:: INFORMATION SHOWN

__global__ __launch_bounds__(256) void attn_fwd_kernel(
    const u16* __restrict__ q, const u16* __restrict__ k,
    const u16* __restrict__ v, u16* __restrict__ out,
    float* __restrict__ lse,
    long q_sb, long q_sh, long q_ss,
    long k_sb, long k_sh, long k_ss,
    long v_sb, long v_sh, long v_ss,
    int n_heads, int S, float scale) {
  const int qb = blockIdx.x;
  const int h = blockIdx.y;
  const int b = blockIdx.z;
  const int wid = threadIdx.x >> 6;
  const int lane = threadIdx.x & 63;
  const int low = lane & 15;
  const int kg = lane >> 4;

  __shared__ u16 ldsK[ATTN_BN * ATTN_D];
  __shared__ u16 ldsV[ATTN_D * (VT_PITCH_B / 2) + 128];
  __shared__ u16 ldsP[ATTN_WAVES][16 * ATTN_BN];

  const u16* qbase = q + (long)b * q_sb + (long)h * q_sh
                     + (long)(qb * ATTN_BM) * q_ss;
  union { bf16x8 v; uint4 u; } qfrag[4];
#pragma unroll
  for (int ks = 0; ks < 4; ++ks) {
    qfrag[ks].u = *reinterpret_cast<const uint4*>(
        qbase + (long)(wid * 16 + low) * q_ss + ks * 32 + kg * 8);
  }

  float m_run[4], l_run[4];
  float oacc[8][4];
#pragma unroll
  for (int r = 0; r < 4; ++r) { m_run[r] = -INFINITY; l_run[r] = 0.f; }
#pragma unroll
  for (int ct = 0; ct < 8; ++ct)
#pragma unroll
    for (int r = 0; r < 4; ++r) oacc[ct][r] = 0.f;

  const u16* kbase = k + (long)b * k_sb + (long)h * k_sh;
  const u16* vbase = v + (long)b * v_sb + (long)h * v_sh;
  const int kv_end = (qb + 1) * ATTN_BM;
  char* ldsKb = reinterpret_cast<char*>(ldsK);
  char* ldsVb = reinterpret_cast<char*>(ldsV);
  char* ldsPb = reinterpret_cast<char*>(ldsP[wid]);

  for (int kv0 = 0; kv0 < kv_end; kv0 += ATTN_BN) {
#pragma unroll
    for (int t = 0; t < 4; ++t) {
      const int idx = t * 256 + threadIdx.x;
      const int r = idx >> 4;
      const int c8 = (idx & 15) * 8;
      *reinterpret_cast<uint4*>(&ldsKb[k_byte(r, c8)]) =
          *reinterpret_cast<const uint4*>(
              kbase + (long)(kv0 + r) * k_ss + c8);
      union { uint4 u; u16 h[8]; } vv;
      vv.u = *reinterpret_cast<const uint4*>(
          vbase + (long)(kv0 + r) * v_ss + c8);
#pragma unroll
      for (int j = 0; j < 8; ++j)
        *reinterpret_cast<u16*>(&ldsVb[vt_byte(c8 + j, r)]) = vv.h[j];
    }
    __syncthreads();

    f32x4 sacc[4];
#pragma unroll
    for (int ct = 0; ct < 4; ++ct) {
      f32x4 acc = {0.f, 0.f, 0.f, 0.f};
#pragma unroll
      for (int ks = 0; ks < 4; ++ks) {
        bf16x8 bfrag = *reinterpret_cast<const bf16x8*>(
            &ldsKb[k_byte(ct * 16 + low, ks * 32 + kg * 8)]);
        acc = __builtin_amdgcn_mfma_f32_16x16x32_bf16(qfrag[ks].v, bfrag,
                                                      acc, 0, 0, 0);
      }
      sacc[ct] = acc;
    }

    const int qrow0 = qb * ATTN_BM + wid * 16 + kg * 4;
    float mx[4], alpha[4], psum[4];
#pragma unroll
    for (int r = 0; r < 4; ++r) {
      mx[r] = -INFINITY;
#pragma unroll
      for (int ct = 0; ct < 4; ++ct) {
        const int col = kv0 + ct * 16 + low;
        float s = sacc[ct][r] * scale;
        if (col > qrow0 + r) s = -INFINITY;
        sacc[ct][r] = s;
        mx[r] = fmaxf(mx[r], s);
      }
#pragma unroll
      for (int off = 1; off < 16; off <<= 1)
        mx[r] = fmaxf(mx[r], __shfl_xor(mx[r], off, 64));
      const float mnew = fmaxf(m_run[r], mx[r]);
      alpha[r] = (m_run[r] == -INFINITY) ? 0.f : __expf(m_run[r] - mnew);
      m_run[r] = mnew;
      psum[r] = 0.f;
#pragma unroll
      for (int ct = 0; ct < 4; ++ct) {
        const float p = (sacc[ct][r] == -INFINITY)
                            ? 0.f : __expf(sacc[ct][r] - mnew);
        sacc[ct][r] = p;
        psum[r] += p;
        *reinterpret_cast<u16*>(
            &ldsPb[p_byte(kg * 4 + r, ct * 16 + low)]) = attn_f2bf(p);
      }
#pragma unroll
      for (int off = 1; off < 16; off <<= 1)
        psum[r] += __shfl_xor(psum[r], off, 64);
      l_run[r] = l_run[r] * alpha[r] + psum[r];
#pragma unroll
      for (int ct2 = 0; ct2 < 8; ++ct2) oacc[ct2][r] *= alpha[r];
    }
    __syncthreads();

::::

* _WHAT TO PRODUCE_: Once you have read the data, copy all of it out exactly.

* _EXERCISE OUTPUT_:
__global__ __launch_bounds__(256) void attn_fwd_kernel(
    const u16* __restrict__ q, const u16* __restrict__ k,
    const u16* __restrict__ v, u16* __restrict__ out,
    float* __restrict__ lse,
    long q_sb, long q_sh, long q_ss,
    long k_sb, long k_sh, long k_ss,
    long v_sb, long v_sh, long v_ss,
    int n_heads, int S, float scale) {
  const int qb = blockIdx.x;
  const int h = blockIdx.y;
  const int b = blockIdx.z;
  const int wid = threadIdx.x >> 6;
  const int lane = threadIdx.x & 63;
  const int low = lane & 15;
  const int kg = lane >> 4;

  __shared__ u16 ldsK[ATTN_BN * ATTN_D];
  __shared__ u16 ldsV[ATTN_D * (VT_PITCH_B / 2) + 128];
  __shared__ u16 ldsP[ATTN_WAVES][16 * ATTN_BN];

  const u16* qbase = q + (long)b * q_sb + (long)h * q_sh
                     + (long)(qb * ATTN_BM) * q_ss;
  union { bf16x8 v; uint4 u; } qfrag[4];
#pragma unroll
  for (int ks = 0; ks < 4; ++ks) {
    qfrag[ks].u = *reinterpret_cast<const uint4*>(
        qbase + (long)(wid * 16 + low) * q_ss + ks * 32 + kg * 8);
  }

  float m_run[4], l_run[4];
  float oacc[8][4];
#pragma unroll
  for (int r = 0; r < 4; ++r) { m_run[r] = -INFINITY; l_run[r] = 0.f; }
#pragma unroll
  for (int ct = 0; ct < 8; ++ct)
#pragma unroll
    for (int r = 0; r < 4; ++r) oacc[ct][r] = 0.f;

  const u16* kbase = k + (long)b * k_sb + (long)h * k_sh;
  const u16* vbase = v + (long)b * v_sb + (long)h * v_sh;
  const int kv_end = (qb + 1) * ATTN_BM;
  char* ldsKb = reinterpret_cast<char*>(ldsK);
  char* ldsVb = reinterpret_cast<char*>(ldsV);
  char* ldsPb = reinterpret_cast<char*>(ldsP[wid]);

  for (int kv0 = 0; kv0 < kv_end; kv0 += ATTN_BN) {
#pragma unroll
    for (int t = 0; t < 4; ++t) {
      const int idx = t * 256 + threadIdx.x;
      const int r = idx >> 4;
      const int c8 = (idx & 15) * 8;
      *reinterpret_cast<uint4*>(&ldsKb[k_byte(r, c8)]) =
          *reinterpret_cast<const uint4*>(
              kbase + (long)(kv0 + r) * k_ss + c8);
      union { uint4 u; u16 h[8]; } vv;
      vv.u = *reinterpret_cast<const uint4*>(
          vbase + (long)(kv0 + r) * v_ss + c8);
#pragma unroll
      for (int j = 0; j < 8; ++j)
        *reinterpret_cast<u16*>(&ldsVb[vt_byte(c8 + j, r)]) = vv.h[j];
    }
    __syncthreads();

    f32x4 sacc[4];
#pragma unroll
    for (int ct = 0; ct < 4; ++ct) {
      f32x4 acc = {0.f, 0.f, 0.f, 0.f};
#pragma unroll
      for (int ks = 0; ks < 4; ++ks) {
        bf16x8 bfrag = *reinterpret_cast<const bf16x8*>(
            &ldsKb[k_byte(ct * 16 + low, ks * 32 + kg * 8)]);
        acc = __builtin_amdgcn_mfma_f32_16x16x32_bf16(qfrag[ks].v, bfrag,
                                                      acc, 0, 0, 0);
      }
      sacc[ct] = acc;
    }

    const int qrow0 = qb * ATTN_BM + wid * 16 + kg * 4;
    float mx[4], alpha[4], psum[4];
#pragma unroll
    for (int r = 0; r < 4; ++r) {
      mx[r] = -INFINITY;
#pragma unroll
      for (int ct = 0; ct < 4; ++ct) {
        const int col = kv0 + ct * 16 + low;
        float s = sacc[ct][r] * scale;
        if (col > qrow0 + r) s = -INFINITY;
        sacc[ct][r] = s;
        mx[r] = fmaxf(mx[r], s);
      }
#pragma unroll
      for (int off = 1; off < 16; off <<= 1)
        mx[r] = fmaxf(mx[r], __shfl_xor(mx[r], off, 64));
      const float mnew = fmaxf(m_run[r], mx[r]);
      alpha[r] = (m_run[r] == -INFINITY) ? 0.f : __expf(m_run[r] - mnew);
      m_run[r] = mnew;
      psum[r] = 0.f;
#pragma unroll
      for (int ct = 0; ct < 4; ++ct) {
        const float p = (sacc[ct][r] == -INFINITY)
                            ? 0.f : __expf(sacc[ct][r] - mnew);
        sacc[ct][r] = p;
        psum[r] += p;
        *reinterpret_cast<u16*>(
            &ldsPb[p_byte(kg * 4 + r, ct * 16 + low)]) = attn_f2bf(p);
      }
#pragma unroll
      for (int off = 1; off < 16; off <<= 1)
        psum[r] += __shfl_xor(psum[r], off, 64);
      l_run[r] = l_run[r] * alpha[r] + psum[r];
#pragma unroll
      for (int ct2 = 0; ct2 < 8; ++ct2) oacc[ct2][r] *= alpha[r];
    }
    __syncthreads();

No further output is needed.